EGFR変異については、タンパク質構造に基づく分類(タンパク質構造にもとづくEGFR変異の新しい分類 - 精密医療電脳書)が重要になってくる、と思われます。そのためにEGFRのタンパク質構造と機能について説明します。さらに主要な変異、エクソン19欠失とL858Rの構造の特徴について説明します。
野生型EGFRのタンパク質構造
EGFRは、上皮成長因子(EGF)などのリガンドが結合すると、細胞の増殖や分化を促すシグナルを伝える受容体です。EGFRは、細胞外領域、細胞膜貫通領域、細胞内領域の3つの部分からなります。図1Aは、野生型EGFRの構造を簡単に示したものです。EGFRにリガンドが結合すると、EGFRは2つくっついて二量体になります。このとき、細胞内領域にあるチロシンキナーゼという酵素が活性化されます。チロシンキナーゼは、EGFRの細胞内領域にあるチロシンというアミノ酸にリン酸を付けます。これによって、細胞内の他のタンパク質が反応して、最終的には核で遺伝子の発現を変えるシグナルが伝わります。
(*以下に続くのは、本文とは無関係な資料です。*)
diff --git a/welding_robot_amd/api.py b/welding_robot_amd/api.py
--- a/welding_robot_amd/api.py
+++ b/welding_robot_amd/api.py
@@ -538,6 +538,11 @@
         out = (C.c_uint64 * 5)()
         self.ctx.check(self.ctx.lib.wa_acs_converged_owed_info(self.h, out))
         return dict(carried=int(out[0]), merged=int(out[1]), fallback=int(out[2]), out_of_place=int(out[3]), in_place=int(out[4]))
+
+    def converged_ahead_info(self):
+        out = (C.c_uint64 * 3)()
+        self.ctx.check(self.ctx.lib.wa_acs_converged_ahead_info(self.h, out))
+        return dict(enqueued=int(out[0]), ran=int(out[1]), cancelled=int(out[2]))
 
     def set_stragglers(self, generations):
         self.ctx.check(self.ctx.lib.wa_acs_set_stragglers(self.h, generations))
diff --git a/welding_robot_amd/csrc/acs_converged.hpp b/welding_robot_amd/csrc/acs_converged.hpp
--- a/welding_robot_amd/csrc/acs_converged.hpp
+++ b/welding_robot_amd/csrc/acs_converged.hpp
@@ -28,6 +28,10 @@
 }
 __device__ __forceinline__ int32_t wa_conv_pending(const WaAcsDev &D, int32_t slot) { return wa_conv_hdr(D, slot)->pending; }
 __device__ __forceinline__ bool wa_conv_carried(const WaAcsDev &D, int32_t slot) { return wa_conv_hdr(D, slot)->carried != 0; }
+__device__ __forceinline__ bool wa_conv_ahead_go(const WaAcsDev &D, int32_t slot, int32_t gen)
+{
+    return D.ctl[slot].spec_until == gen && wa_conv_hdr(D, slot)->carried != 0;
+}
 __device__ __forceinline__ const float *wa_conv_owed_records(const WaAcsDev &D, int32_t slot) { return wa_conv_snap(D, slot, wa_conv_pending(D, slot) - 1); }
 #define WA_CONV_CARRIED 0x80u
 
diff --git a/welding_robot_amd/csrc/acs_dev.hpp b/welding_robot_amd/csrc/acs_dev.hpp
--- a/welding_robot_amd/csrc/acs_dev.hpp
+++ b/welding_robot_amd/csrc/acs_dev.hpp
@@ -2,7 +2,8 @@
 
 #define WA_GEN_SPEC 0x40000000
 #define WA_GEN_OWED 0x20000000
-#define WA_GEN_FLAGS (WA_GEN_SPEC | WA_GEN_OWED)
+#define WA_GEN_AHEAD 0x10000000
+#define WA_GEN_FLAGS (WA_GEN_SPEC | WA_GEN_OWED | WA_GEN_AHEAD)
 
 struct WaAcsDev {
     WaDims d;
diff --git a/welding_robot_amd/csrc/acs_update.hpp b/welding_robot_amd/csrc/acs_update.hpp
--- a/welding_robot_amd/csrc/acs_update.hpp
+++ b/welding_robot_amd/csrc/acs_update.hpp
@@ -241,6 +241,7 @@
 typedef float wa_v4f __attribute__((ext_vector_type(4)));
 __device__ __forceinline__ int32_t wa_conv_pending(const WaAcsDev &D, int32_t slot);
 __device__ __forceinline__ bool wa_conv_carried(const WaAcsDev &D, int32_t slot);
+__device__ __forceinline__ bool wa_conv_ahead_go(const WaAcsDev &D, int32_t slot, int32_t gen);
 template <int NT>
 __device__ __forceinline__ wa_v4f wa_sweep_ld(const wa_v4f *p) { return (NT & 1) ? __builtin_nontemporal_load(p) : *p; }
 template <int NT>
@@ -295,6 +296,7 @@
     const int32_t gflags = gen & WA_GEN_FLAGS;
     gen &= ~WA_GEN_FLAGS;
     if ((gflags & WA_GEN_SPEC) && gen + 1 != D.ctl[slot].spec_until) return;
+    if ((gflags & WA_GEN_AHEAD) && !wa_conv_ahead_go(D, slot, gen)) return;
     if (gen < D.ctl[slot].spec_until) {
         if (!SPARSE && NB == 6 && gen + 1 == D.ctl[slot].spec_until && (int32_t)blockIdx.x >= MB) {
             if ((gflags & WA_GEN_OWED) && wa_conv_carried(D, slot)) return;
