## Step 4x4 boards in packed nibble form with bit-sliced slide and merge

Adds a packed board type for 4x4 games that stores tiles as 4-bit nibbles in two 32-bit words plus an overflow mask. The move, spawn, game-over and max-tile operations are implemented directly on the nibble layout, with the transpose done by bit shuffles. Boards fall back to the byte layout when a tile exceeds the nibble range. The training kernel and host path convert to this representation at load and back at store. The goal is fewer registers and ALU ops per step, at the cost of a per-step wide-tile check and extra pack/unpack work at the kernel edges.

```diff
diff --git a/2048_q-learning_amd/csrc/q2048_core.hpp b/2048_q-learning_amd/csrc/q2048_core.hpp
--- a/2048_q-learning_amd/csrc/q2048_core.hpp
+++ b/2048_q-learning_amd/csrc/q2048_core.hpp
@@ -613,6 +613,145 @@
   return best;
 }
 
+struct PBoard { uint32_t lo, hi, x; };
+
+Q_HD bool operator==(const PBoard& a, const PBoard& b) { return ((a.lo ^ b.lo) | (a.hi ^ b.hi) | (a.x ^ b.x)) == 0; }
+Q_HD void clear(PBoard& b) { b = PBoard{0u, 0u, 0u}; }
+Q_HD uint64_t packed_key(const PBoard& b) { return (uint64_t)b.lo | ((uint64_t)b.hi << 32); }
+Q_HD uint64_t pack_key(const PBoard& b, bool& overflow) { overflow = b.x != 0u; return packed_key(b); }
+
+Q_HD PBoard pack_board(const Board& b) {
+  return PBoard{pack_row(b.r0) | (pack_row(b.r1) << 16), pack_row(b.r2) | (pack_row(b.r3) << 16),
+                movemask((b.r0 << 3) & 0x80808080u) | (movemask((b.r1 << 3) & 0x80808080u) << 4) |
+                (movemask((b.r2 << 3) & 0x80808080u) << 8) | (movemask((b.r3 << 3) & 0x80808080u) << 12)};
+}
+Q_HD uint32_t unpack_row_x(uint32_t k, uint32_t x4) {
+  return unpack_row(k) | ((((x4 & 0xfu) * 0x00204081u) & 0x01010101u) << 4);
+}
+Q_HD Board unpack_board(const PBoard& b) {
+  return Board{unpack_row_x(b.lo, b.x), unpack_row_x(b.lo >> 16, b.x >> 4), unpack_row_x(b.hi, b.x >> 8),
+               unpack_row_x(b.hi >> 16, b.x >> 12)};
+}
+
+Q_HD uint32_t nz8(uint32_t x) { x |= x << 1; x |= x << 2; return x & 0x88888888u; }
+Q_HD uint32_t z8(uint32_t x) { x |= x << 1; x |= x << 2; return ~x & 0x88888888u; }
+Q_HD uint32_t fill8(uint32_t m) { return (m << 1) - (m >> 3); }
+Q_HD bool packed_wide(const PBoard& b) {
+  uint32_t l = b.lo & (b.lo >> 1), h = b.hi & (b.hi >> 1);
+  l &= l >> 2; h &= h >> 2;
+  return (((l | h) & 0x11111111u) | b.x) != 0u;
+}
+
+Q_HD PBoard transpose(const PBoard& b) {
+  const uint32_t l = (b.lo & 0xf0f00f0fu) | ((b.lo & 0x0000f0f0u) << 12) | ((b.lo >> 12) & 0x0000f0f0u);
+  const uint32_t h = (b.hi & 0xf0f00f0fu) | ((b.hi & 0x0000f0f0u) << 12) | ((b.hi >> 12) & 0x0000f0f0u);
+  return PBoard{(l & 0x00ff00ffu) | ((h & 0x00ff00ffu) << 8), ((l >> 8) & 0x00ff00ffu) | (h & 0xff00ff00u), b.x};
+}
+
+Q_HD uint32_t pow2_sum_n(uint32_t v) {
+  return (((1u << (v & 15u)) & ~1u) + ((1u << ((v >> 4) & 15u)) & ~1u)) +
+         (((1u << ((v >> 8) & 15u)) & ~1u) + ((1u << ((v >> 12) & 15u)) & ~1u));
+}
+
+Q_HD uint32_t slide_lines_n(uint32_t& c0, uint32_t& c1, uint32_t& c2, uint32_t& c3) {
+  uint32_t z;
+#pragma unroll
+  for (int rep = 0; rep < 3; ++rep) {
+    z = fill8(z8(c0) & 0x8888u);
+    c0 = bsel(z, c1, c0); c1 = bsel(z, c2, c1); c2 = bsel(z, c3, c2); c3 &= ~z;
+  }
+#pragma unroll
+  for (int rep = 0; rep < 2; ++rep) {
+    z = fill8(z8(c1) & 0x8888u);
+    c1 = bsel(z, c2, c1); c2 = bsel(z, c3, c2); c3 &= ~z;
+  }
+  z = fill8(z8(c2) & 0x8888u);
+  c2 = bsel(z, c3, c2); c3 &= ~z;
+  uint32_t e = z8(c0 ^ c1) & nz8(c0);
+  uint32_t m = fill8(e);
+  c0 += e >> 3;
+  const uint32_t s_a = c0 & m;
+  c1 = bsel(m, c2, c1); c2 = bsel(m, c3, c2); c3 &= ~m;
+  e = z8(c1 ^ c2) & nz8(c1);
+  m = fill8(e);
+  c1 += e >> 3;
+  const uint32_t s_b = c1 & m;
+  c2 = bsel(m, c3, c2); c3 &= ~m;
+  e = z8(c2 ^ c3) & nz8(c2);
+  m = fill8(e);
+  c2 += e >> 3;
+  c3 &= ~m;
+  const uint32_t s_c = c2 & m;
+  return pow2_sum_n(s_a | s_c) + pow2_sum_n(s_b);
+}
+
+Q_HD uint32_t rot16(uint32_t x) { return (x << 16) | (x >> 16); }
+Q_HD bool move(PBoard& b, int action, uint32_t& score) {
+  const bool horiz = (action & 1) == 0, rev = (action & 2) != 0;
+  const PBoard t = transpose(b);
+  const uint32_t pl = horiz ? t.lo : b.lo, ph = horiz ? t.hi : b.hi;
+  const uint32_t wl = rev ? rot16(ph) : pl, wh = rev ? rot16(pl) : ph;
+  uint32_t c0 = wl & 0xffffu, c1 = wl >> 16, c2 = wh & 0xffffu, c3 = wh >> 16;
+  score = slide_lines_n(c0, c1, c2, c3);
+  const uint32_t nl = c0 | (c1 << 16), nh = c2 | (c3 << 16);
+  const bool moved = ((nl ^ wl) | (nh ^ wh)) != 0;
+  const PBoard q{rev ? rot16(nh) : nl, rev ? rot16(nl) : nh, b.x};
+  const PBoard qt = transpose(q);
+  b.lo = horiz ? qt.lo : q.lo; b.hi = horiz ? qt.hi : q.hi;
+  return moved;
+}
+
+Q_HD uint32_t movemask_n(uint32_t m8) {
+  uint32_t v = m8 >> 3;
+  v = (v | (v >> 3)) & 0x03030303u;
+  v = (v | (v >> 6)) & 0x000f000fu;
+  return (v | (v >> 12)) & 0xffu;
+}
+Q_HD uint32_t empty_mask(const PBoard& b) { return movemask_n(z8(b.lo)) | (movemask_n(z8(b.hi)) << 8); }
+
+Q_HD void spawn(PBoard& b, uint32_t draw_pos, uint32_t draw_val) {
+  const uint32_t zl = z8(b.lo), zh = z8(b.hi), nl = popc(zl), n = nl + popc(zh);
+  if (n == 0u) return;
+  uint32_t k = draw_index(draw_pos, n), c, sh = 0u;
+  const bool up = k >= nl;
+  k -= up ? nl : 0u;
+  uint32_t m = up ? zh : zl;
+  bool ge;
+  c = popc(m & 0xffffu); ge = k >= c; k -= ge ? c : 0u; sh += ge ? 16u : 0u; m >>= ge ? 16u : 0u;
+  c = popc(m & 0xffu);   ge = k >= c; k -= ge ? c : 0u; sh += ge ? 8u : 0u;  m >>= ge ? 8u : 0u;
+  c = (m >> 3) & 1u;     ge = k >= c; sh += ge ? 4u : 0u;
+  const uint32_t w = (draw_is_four(draw_val) ? 2u : 1u) << sh;
+  b.lo |= up ? 0u : w; b.hi |= up ? w : 0u;
+}
+
+Q_HD bool game_over(const PBoard& b) {
+  const uint32_t empties = z8(b.lo) | z8(b.hi);
+  const uint32_t mid = (b.lo >> 16) | (b.hi << 16);
+  const uint32_t vert = z8(b.lo ^ mid) | (z8(b.hi ^ (b.hi >> 16)) & 0x00008888u);
+  const uint32_t horz = (z8(b.lo ^ (b.lo >> 4)) | z8(b.hi ^ (b.hi >> 4))) & 0x08880888u;
+  return (empties | vert | horz) == 0u;
+}
+
+Q_HD uint32_t max_log2(const PBoard& b) {
+  uint32_t x = bytemax(bytemax(b.lo & 0x0f0f0f0fu, (b.lo >> 4) & 0x0f0f0f0fu),
+                       bytemax(b.hi & 0x0f0f0f0fu, (b.hi >> 4) & 0x0f0f0f0fu));
+  x = bytemax(x, x >> 16);
+  x = bytemax(x, x >> 8);
+  return x & 0xffu;
+}
+
+template <int ENV, class LutT = ConstLuts>
+Q_HD StepOut env_step_profile(PBoard& b, Aux& a, int action, uint32_t x_pos, uint32_t x_val, uint32_t y_pos,
+                              uint32_t y_val, const LutT& lut = LutT()) {
+  if (packed_wide(b)) {
+    Board w = unpack_board(b);
+    const StepOut o = env_step_profile<ENV, Board, LutT>(w, a, action, x_pos, x_val, y_pos, y_val, lut);
+    b = pack_board(w);
+    return o;
+  }
+  return env_step_profile<ENV, PBoard, LutT>(b, a, action, x_pos, x_val, y_pos, y_val, lut);
+}
+
 #if defined(__clang__)
 #define Q2048_NO_CONTRACT _Pragma("clang fp contract(off)")
 #else
diff --git a/2048_q-learning_amd/csrc/q2048_core5.hpp b/2048_q-learning_amd/csrc/q2048_core5.hpp
--- a/2048_q-learning_amd/csrc/q2048_core5.hpp
+++ b/2048_q-learning_amd/csrc/q2048_core5.hpp
@@ -224,12 +224,18 @@
 template <int N> struct Geo;
 template <> struct Geo<4> {
   using BoardT = Board;
+  using StepT = PBoard;
   struct Key { uint64_t k0; };
 };
 template <> struct Geo<5> {
   using BoardT = Board5;
+  using StepT = Board5;
   struct Key { uint64_t k0, k1; };
 };
+Q_HD PBoard to_step(const Board& b) { return pack_board(b); }
+Q_HD const Board5& to_step(const Board5& b) { return b; }
+Q_HD Board from_step(const PBoard& b) { return unpack_board(b); }
+Q_HD const Board5& from_step(const Board5& b) { return b; }
 Q_HD bool key_eq(const Geo<4>::Key& a, const Geo<4>::Key& b) { return a.k0 == b.k0; }
 Q_HD bool key_eq(const Geo<5>::Key& a, const Geo<5>::Key& b) { return a.k0 == b.k0 && a.k1 == b.k1; }
 Q_HD uint64_t key_hash(const Geo<4>::Key& k) { return mix64(k.k0); }
@@ -239,6 +245,13 @@
 
 template <class F>
 Q_HD Geo<4>::Key state_key(const Board& b, uint64_t salt, const F& overflow) {
+  bool ov;
+  const uint64_t k = pack_key(b, ov) ^ salt;
+  if (ov) overflow();
+  return Geo<4>::Key{k != 0u ? k : 1u};
+}
+template <class F>
+Q_HD Geo<4>::Key state_key(const PBoard& b, uint64_t salt, const F& overflow) {
   bool ov;
   const uint64_t k = pack_key(b, ov) ^ salt;
   if (ov) overflow();
diff --git a/2048_q-learning_amd/csrc/q2048_host.cpp b/2048_q-learning_amd/csrc/q2048_host.cpp
--- a/2048_q-learning_amd/csrc/q2048_host.cpp
+++ b/2048_q-learning_amd/csrc/q2048_host.cpp
@@ -44,8 +44,8 @@
   uint32_t g;
   return state_key_as<false>(b, salt, status, g);
 }
-template <int N>
-inline typename Geo<N>::Key state_key_sym(bool sym, const typename Geo<N>::BoardT& b, u64 salt, uint32_t* status, uint32_t& g) {
+template <int N, class BoardT>
+inline typename Geo<N>::Key state_key_sym(bool sym, const BoardT& b, u64 salt, uint32_t* status, uint32_t& g) {
   if constexpr (N == 4) { if (sym) return state_key_as<true>(b, salt, status, g); }
   return state_key_as<false>(b, salt, status, g);
 }
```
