struct TaskQueue {
    unsigned int *heads;
    const uint32_t *lists;
    const RayRec *recs;
    unsigned *sh;
    long long band;
    int home;
    __device__ __forceinline__ void init(void *workspace, int epoch, int B, int n, unsigned *shared, int tid) {
        unsigned int *wsh = reinterpret_cast<unsigned int *>(reinterpret_cast<char *>(workspace) + ws_header_off(epoch));
        heads = wsh + kWsHeadsOff;
        recs = reinterpret_cast<const RayRec *>(reinterpret_cast<const char *>(workspace) + ws_records_off());
        lists = reinterpret_cast<const uint32_t *>(reinterpret_cast<const char *>(workspace) + ws_list_off((long long)B * n));
        sh = shared;
        band = ws_band_size(B, n);
        home = xcc_id() & (kQueues - 1);
        if (tid < kQueues * kClasses) sh[SH_QCOUNTS + tid] = wsh[kWsCountsOff + tid];
    }
    __device__ __forceinline__ int pop(RayRec &rec, int lane) {
        int rid = -1;
        if (lane == 0) {
            unsigned cur = sh[SH_QCUR];
            int cls = (int)(cur >> 4), tries = (int)(cur & 15u);
            int lid = -1, idx = 0;
            while (cls < kClasses) {
                while (tries < kQueues) {
                    const int q = (home + tries) & (kQueues - 1);
                    const int l = q * kClasses + cls;
                    const unsigned len = sh[SH_QCOUNTS + l];
                    if (len != 0) {
                        const unsigned j = atomicAdd(heads + l * kWsHeadStride, 1u);
                        if (j < len) { lid = l; idx = (int)j; break; }
                    }
                    tries += 1;
                }
                if (lid >= 0) break;
                cls += 1;
                tries = 0;
            }
            atomicMax(&sh[SH_QCUR], (unsigned)(cls * 16 + tries));
            if (lid >= 0) rid = (int)lists[(size_t)lid * (size_t)band + (size_t)idx];
        }
        rid = __builtin_amdgcn_readfirstlane(rid);
        if (rid >= 0) rec = recs[rid];
        return rid;
    }
};

}

namespace enarf {

typedef const __attribute__((address_space(4))) enarf_render_args *RenderArgsK;
__device__ __forceinline__ RenderArgsK kernel_render_args() {
    return (RenderArgsK)__builtin_amdgcn_kernarg_segment_ptr();
}
__device__ __forceinline__ const enarf_render_args &render_args_ref(RenderArgsK a) { return *(const enarf_render_args *)a; }

struct MarchCtx {
    unsigned *slots;
    unsigned *sh;
    const float *btab;
    int nslots, nct, nft;
};

struct MarchCounters { unsigned pairs, tiles, rays, rounds, skipped; };

template <int SPL>
__device__ __forceinline__ void draw_sorted_uniforms(const enarf_render_args &a, uint32_t rid, int Nf, int lane, float usort[SPL]) {
    float esum[SPL];
    uint32_t r1_first = 0;
#pragma unroll
    for (int s = 0; s < SPL; ++s) {
        uint32_t rnd[4];
        philox4x32((uint32_t)(a.ray_id_base + rid), (uint32_t)((a.ray_id_base + rid) >> 32), (uint32_t)(64 * s + lane), 0x454E4152u, (uint32_t)a.seed, (uint32_t)(a.seed >> 32), rnd);
        esum[s] = (64 * s + lane < Nf) ? -__logf(1.0f - u32_to_unit(rnd[0])) : 0.0f;
        if (s == 0) r1_first = rnd[1];
    }
    wv_scan_incl<SPL>(esum, lane);
    const float etot = __shfl(esum[SPL - 1], 63) - __logf(1.0f - u32_to_unit((uint32_t)__shfl((int)r1_first, 0)));
#pragma unroll
    for (int s = 0; s < SPL; ++s) usort[s] = fminf(esum[s] / etot, 0.99999994f);
}
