+  return (cv(e, s) & others) == 0;
+}
+__host__ __device__ constexpr int reg_xor(int e, int li, int r) {
+  int x = 0;
+  for (int q = 0; q < 4; ++q)
+    if (((r >> q) & 1) && !site_private(e, lay_site(li, q))) x ^= cv(e, lay_site(li, q));
+  return x;
+}
+__host__ __device__ constexpr int reg_slot(int e, int li, int r) {
+  int x = 0;
+  for (int q = 0; q < 4; ++q)
+    if ((r >> q) & 1) x ^= cv(e, lay_site(li, q));
+  return x;
+}
+__host__ __device__ constexpr int reg_add(int e, int li, int r) {
+  int a = 0;
+  for (int q = 0; q < 4; ++q)
+    if (((r >> q) & 1) && site_private(e, lay_site(li, q))) a += cv(e, lay_site(li, q));
+  return a;
+}
+__host__ __device__ constexpr int gf2_rank(int e, int li, int p0, int n, int mask) {
+  int v[12] = {};
+  for (int i = 0; i < n; ++i) v[i] = cv(e, lay_site(li, p0 + i)) & mask;
+  int rk = 0;
+  for (int bit = 0; bit < 12 && rk < n; ++bit) {
+    int piv = -1;
+    for (int i = rk; i < n; ++i)
+      if ((v[i] >> bit) & 1) {
+        piv = i;
+        break;
+      }
+    if (piv < 0) continue;
+    const int tmp = v[piv];
+    v[piv] = v[rk];
+    v[rk] = tmp;
+    for (int i = 0; i < n; ++i)
+      if (i != rk && ((v[i] >> bit) & 1)) v[i] ^= v[rk];
+    ++rk;
+  }
+  return rk;
+}
+__host__ __device__ constexpr bool lay_is_permutation(int li) {
+  int seen = 0;
+  for (int p = 0; p < 12; ++p) seen |= 1 << lay_site(li, p);
+  return seen == (1 << kNSite) - 1;
+}
+__host__ __device__ constexpr bool all_layouts_permutations() {
+  for (int li = 0; li < kNLay; ++li)
+    if (!lay_is_permutation(li)) return false;
+  return true;
+}
+__host__ __device__ constexpr bool xch_injective(int e) {
+  int all = 0;
+  for (int s = 0; s < kNSite; ++s) all |= cv(e, s);
+  return all < kSlots && gf2_rank(e, xch_from(e), 0, 12, kSlots - 1) == 12 &&
+         gf2_rank(e, xch_to(e), 0, 12, kSlots - 1) == 12;
+}
+__host__ __device__ constexpr bool xch_writes_conflict_free(int e) {
+  return gf2_rank(e, xch_from(e), 4, 4, 15) == 4;
+}
+__host__ __device__ constexpr bool xch_reads_conflict_free(int e) {
+  return gf2_rank(e, xch_to(e), 4, 5, 31) == 5;
+}
+static_assert(all_layouts_permutations(), "every layout places each of the twelve sites once");
+static_assert(xch_injective(kE1) && xch_injective(kE2) && xch_injective(kE3),
+              "re-layout slot maps: 4096 distinct slots");
+static_assert(xch_writes_conflict_free(kE1) && xch_writes_conflict_free(kE2) &&
+                  xch_writes_conflict_free(kE3),
+              "re-layout writes: a 16-lane group covers 16 banks");
+static_assert(xch_reads_conflict_free(kE1) && xch_reads_conflict_free(kE2) &&
+                  xch_reads_conflict_free(kE3),
+              "re-layout reads: a 32-lane group covers 32 banks");
+template <class M>
+__host__ __device__ constexpr int lin_mask(int d) {
+  int m = 0;
+  for (int k = 0; k < M::kBits; ++k) {
+    const int o = k + d;
+    if (o >= 0 && o < 16 && ((M::vec(k) >> o) & 1)) m |= 1 << k;
+  }
+  return m;
+}
+template <class M, int D>
+__device__ __forceinline__ int lin_shift(int x) {
+  constexpr int m = lin_mask<M>(D);
+  if constexpr (m == 0)
+    return 0;
+  else if constexpr (D >= 0)
+    return (x & m) << D;
+  else
+    return (x & m) >> -D;
+}
+template <class M, int... I>
+__device__ __forceinline__ int lin_apply(int x, std::integer_sequence<int, I...>) {
+  return (0 ^ ... ^ lin_shift<M, I - 15>(x));
+}
+template <class M>
+__device__ __forceinline__ int lin_map(int x) {
+  return lin_apply<M>(x, std::make_integer_sequence<int, 31>{});
+}
+template <int E, int LI, int P0, int N>
+struct SlotVec {
+  static constexpr int kBits = N;
+  __host__ __device__ static constexpr int vec(int k) { return cv(E, lay_site(LI, P0 + k)); }
+};
+template <int E, int LI>
+__device__ __forceinline__ int slot_base(int ln, int wv) {
+  return lin_map<SlotVec<E, LI, 4, 6>>(ln) ^ lin_map<SlotVec<E, LI, 10, 2>>(wv);
+}
+template <int P0, int N>
+struct LoadVec {
+  static constexpr int kBits = N;
+  __host__ __device__ static constexpr int vec(int k) { return 1 << (off_of(lay_site(kX1, P0 + k)) + 5); }
+};
+enum : int { kT6a = 0, kT6b, kT5a, kT5b, kT4a, kT4b, kT3a, kT3b, kT2, kT1, kNTab };
 __host__ __device__ constexpr int tab_off(int k) {
   return k == kT6a ? 0 : k == kT6b ? 64 : k == kT5a ? 192 : k == kT5b ? 256 : k == kT4a ? 320
-       : k == kT4b ? 352 : k == kT3a ? 384 : k == kT3b ? 400 : k == kT2 ? 416 : k == kT1 ? 448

図1Bは、活性型チロシンキナーゼ領域の詳細な構造です。この領域は、N-lobeとC-lobeという2つの部分に分かれます。N-lobeは、リン酸を付ける対象となるATPという物質を結合する部分で、P-loopとαC helixという構造を持ちます。C-lobeは、触媒部位(catalytic loop)と活性化部位(A-loop)という構造を持ちます。
野生型EGFRの活性化状態と非活性化状態の比較
チロシンキナーゼ領域は、活性化状態と非活性化状態の2つの形を取ります。活性化状態では、αC helixがATP結合部位に近づき(”αC-in”)、E762とK745というアミノ酸同士が塩橋(salt bridge)という結合を作ります(図1B、ボックス)。これによって、チロシンキナーゼが安定してATPにリン酸を付けられるようになります。またA-loopは伸びた状態(”DFG-in”)になります。DFG-motifというアミノ酸の並びがA-loopの先端にあります。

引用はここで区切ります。